And
the reviewers did. Richard
Corliss wrote in Time
magazine on 5 December 1985:
“Most of
the large cast is fine: Michelle
Pfeiffer
is better. The cool, druggy WASP woman
who does not fit into Tony's world, Pfeiffer's
Elvira is funny and pathetic, a street
angel ready at any whim to float away
on another cocaine cloud.”
The film had previews in New York and
Los Angeles. In Manhattan, Raquel
Welch talked about the 'comic
strip violence that goes on ad nauseam'.
Cher thought,
'It was a great
example of how the American Dream can
go to shit.' In Los Angeles, Joan
Collins had a final word about
the graphic language: 'I
hear there are 183 "fucks" in
the movie, which is more than most people
get in a lifetime.'
Initially,
violence and language overwhelmed what
would later be regarded as Pfeiffer's
breakthrough movie. Al
Pacino in an interview just before
Christmas in 1992 a more relaxed and subdued
Pacino said
he believed Scarface
was a star making vehicle for both Pfeiffer
and Steven Bauer,
who played Manolo.
For Bauer,
who was then married to actress Melanie
Griffith, there followed a string
of similar offers that didn't work out
too well. For Pfeiffer
that trap was also set: 'I
was offered every bitch that had ever
been.'
She resisted the temptations of work
she didn't believe was suitable. And although
the critics launched into Scarface
for the violence, she was quick to defend
it: 'I know it's
not an easy film to watch, but since it's
an antidrug film I think it had to get
violent to get the message across. Four
letter words? I'm so used to hearing that
word that it doesn't really offend me.
I use it myself, after all. And after
fifteen minutes I don't think you are
aware of it anymore in the movie. At least
I wasn't, although some people found it
offensive.'
Pfeiffer,
who De Palma
had resisted casting, became something
of a heroine to the director. Here was
an actress, at twenty three, standing
up publicly for her own thoughts nor someone
else's mantra. It impressed De
Palma and a lot of others in Hollywood.
And her views on violence would affect
her in some major future film choices,
including the Oscar winning Silence
of the Lambs, which she turned
down, allowing Jodie
Foster to take the role and 1992's
Best Actress Oscar.
Early in her career Pfeiffer
was willing to fight for her corner, her
opinion. The violence of Scarface
she could justify, just as the psychopath
as a winner/hero in The
Silence of the Lambs she could
not. De Palma
was happy for the support but has equally
strong views on the violence Issue.
In an interview in his spartan offices
at Burbank Studios, De
Palma, who went on to highs (Kevin
Costner's Untouchables
in 1987) and lows (The
Bonfire of the Vanities in 1990),
defended his vision of Pacino's
Montana and
Pfeiffer's
Elvira.
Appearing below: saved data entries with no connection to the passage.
diff --git a/para-suite_amd/csrc/ps_kernels.hip b/para-suite_amd/csrc/ps_kernels.hip
--- a/para-suite_amd/csrc/ps_kernels.hip
+++ b/para-suite_amd/csrc/ps_kernels.hip
@@ -90,7 +90,7 @@
 {
     h.blocks = reinterpret_cast<const OccBlock *>(pin64(reinterpret_cast<unsigned long long>(k.blocks)));
     h.primary = pin64(k.primary);
-    h.jump = reinterpret_cast<const uint32_t *>(pin64(reinterpret_cast<unsigned long long>(k.jump))); h.jump_levels = pin32(k.jump_levels);
+    h.jump = reinterpret_cast<const uint32_t *>(pin64(reinterpret_cast<unsigned long long>(k.jump))); h.jump_levels = pin32(k.jump_levels); h.skip_levels = pin32(k.skip_levels);
 #pragma unroll
     for (int c = 0; c < 4; ++c) h.L2lo[c] = pin32(k.L2lo[c]);
     h.L2hi = pin32(k.L2hi);
diff --git a/para-suite_amd/csrc/ps_narrow.h b/para-suite_amd/csrc/ps_narrow.h
--- a/para-suite_amd/csrc/ps_narrow.h
+++ b/para-suite_amd/csrc/ps_narrow.h
@@ -314,9 +314,10 @@
 }
 
 template <bool STATS, bool NB32>
-PS_HD int nt_head(const BtArgs &a, const BtHot &h, NLane &L, LaneStats &st, BtMem &m, int fetch_r, bool serve_hit)
+PS_HD int nt_head(const BtArgs &a, const BtHot &h, NLane &L, LaneStats &st, BtMem &m, int fetch_r, bool serve_hit, int &rem_out)
 {
     int mode = nl_mode(L.ctl);
+    rem_out = 0;
     if (mode == M_EXIT || mode == M_GROW) return 0;
     if (STATS) ++st.iters;
     if (mode == M_HIT) {
@@ -346,6 +347,7 @@
         if (score > nl_best_score(L) + h.s_stop()) { nt_finish_read(a, L); return 0; }
         const int rem = nl_max_units(L) - nt_units(h, L.wa, L.wb);
         if (rem < 0) return 0;
+        rem_out = rem;
         const int mleft = (int)(ps_mul24((uint32_t)rem, h.inv_c_min) >> 16);
         if (i1 > 0 && mleft < (int)(m.cw[i1 - 1] & 0x7f)) return 0;
         if (i1 == 0) { L.ctl = nl_set_mode(L.ctl, M_HIT); return 0; }
@@ -517,14 +519,138 @@
     L.n_phantom += phantom;
 }
 
+#ifndef PS_TABLE_SKIP
+#define PS_TABLE_SKIP 1
+#endif
+static const int NT_SKIP_MAX = 4;
+struct NtSkip { uint32_t ck, cl; };
+static const uint32_t NT_NO_SKIP = 0xFFFFFFFFu;
+
+PS_HD uint32_t nt_bytes_below(uint32_t hi, uint32_t lo, uint32_t e)
+{
+#ifdef __HIP_DEVICE_COMPILE__
+    return __builtin_amdgcn_alignbyte(hi, lo, e & 3u);
+#else
+    const uint32_t sh = 8u * (e & 3u);
+    return sh ? (hi << (32u - sh)) | (lo >> sh) : lo;
+#endif
+}
+PS_HD uint32_t nt_bits_from(uint32_t hi, uint32_t lo, uint32_t sh)
+{
+#ifdef __HIP_DEVICE_COMPILE__
+    return __builtin_amdgcn_alignbit(hi, lo, sh);
+#else
+    return sh ? (hi << (32u - sh)) | (lo >> sh) : lo;
+#endif
+}
+PS_HD uint32_t nt_clz(uint32_t x)
+{
+#ifdef __HIP_DEVICE_COMPILE__
+    return (uint32_t)__clz((int)x);
+#else
+    return x ? (uint32_t)__builtin_clz(x) : 32u;
+#endif
+}
+PS_HD uint32_t nt_brev(uint32_t x)
+{
+#ifdef __HIP_DEVICE_COMPILE__
+    return __brev(x);
+#else
+    x = ((x & 0x55555555u) << 1) | ((x >> 1) & 0x55555555u); x = ((x & 0x33333333u) << 2) | ((x >> 2) & 0x33333333u);
+    x = ((x & 0x0f0f0f0fu) << 4) | ((x >> 4) & 0x0f0f0f0fu); x = ((x & 0x00ff00ffu) << 8) | ((x >> 8) & 0x00ff00ffu);
+    return (x << 16) | (x >> 16);
+#endif
+}
+PS_HD uint32_t nt_ge_key(int v)
+{
+    const uint32_t u = (uint32_t)(v > 128 ? 128 : v);
+#ifdef __HIP_DEVICE_COMPILE__
+    return 0x80808080u - __builtin_amdgcn_perm(u, u, 0u);
+#else
+    return 0x80808080u - u * 0x01010101u;
+#endif
+}
+
+PS_HD int nt_skip(const BtHot &h, NLane &L, const BtMem &m, int mode, int rem, NtSkip &sk)
+{
+    sk.ck = NT_NO_SKIP; sk.cl = 0;
+    const int len = nl_len(L), i1 = nw_i(L.wa);
+    const int d = nt_depth(len, L.wa, L.wb);
+    int t = (int)h.skip_levels - 1 - d;
+    t = t > NT_SKIP_MAX ? NT_SKIP_MAX : t;
+    t = t > i1 - 1 ? i1 - 1 : t;
+    const int mleft = (int)(ps_mul24((uint32_t)rem, h.inv_c_min) >> 16);
+    const uint32_t cap = (L.ctl & NL_BIG) ? h.big_cap : h.pool_cap;
+    if (mode != M_EXPAND || t <= 0 || mleft == 0 || nl_bump(L) + 9u > cap) return mode;
+    const uint32_t e = (uint32_t)(i1 - 1);
+    const uint32_t *cw32 = reinterpret_cast<const uint32_t *>(m.cw);
+    const int w0 = (int)(e >> 2);
+    const uint32_t x0 = cw32[w0], x1 = cw32[w0 > 0 ? w0 - 1 : 0];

And
his own violent reputation from films
including Carrie,
The Fury,
Dressed to
Kill and Body
Double in 1984. A big, bearded,
bear of a man, who favours khaki combat
jackets and jeans when he works, smiled
as he talked of Scarface,
saying in a rare interview:
“Tony
and Elvira, Al and Michelle, were doomed
people, and it was drugs that doomed them.
That was the message. I think we underplayed
the violence. The drug world is much more
violent, brutal and cruel. We made no
attempt to romanticize it, which is why
we got so many negative opinions. But
I think everyone pulled their weight,
and we got the antidrug message across.
There was certainly nothing glamorous
about Michelle's character. Oh, she looked
good on the outside, but she was a mess
beneath that beautiful shell.”
"I'm drawn to a
certain type of material. I'm a film maker,
and I'm attracted to certain things that
I want to make movies about that I would
like to see."
Later, Pfeiffer
would use a similar rule of thumb in choosing
her films. She made mistakes but fewer
than most. But she makes no apologies.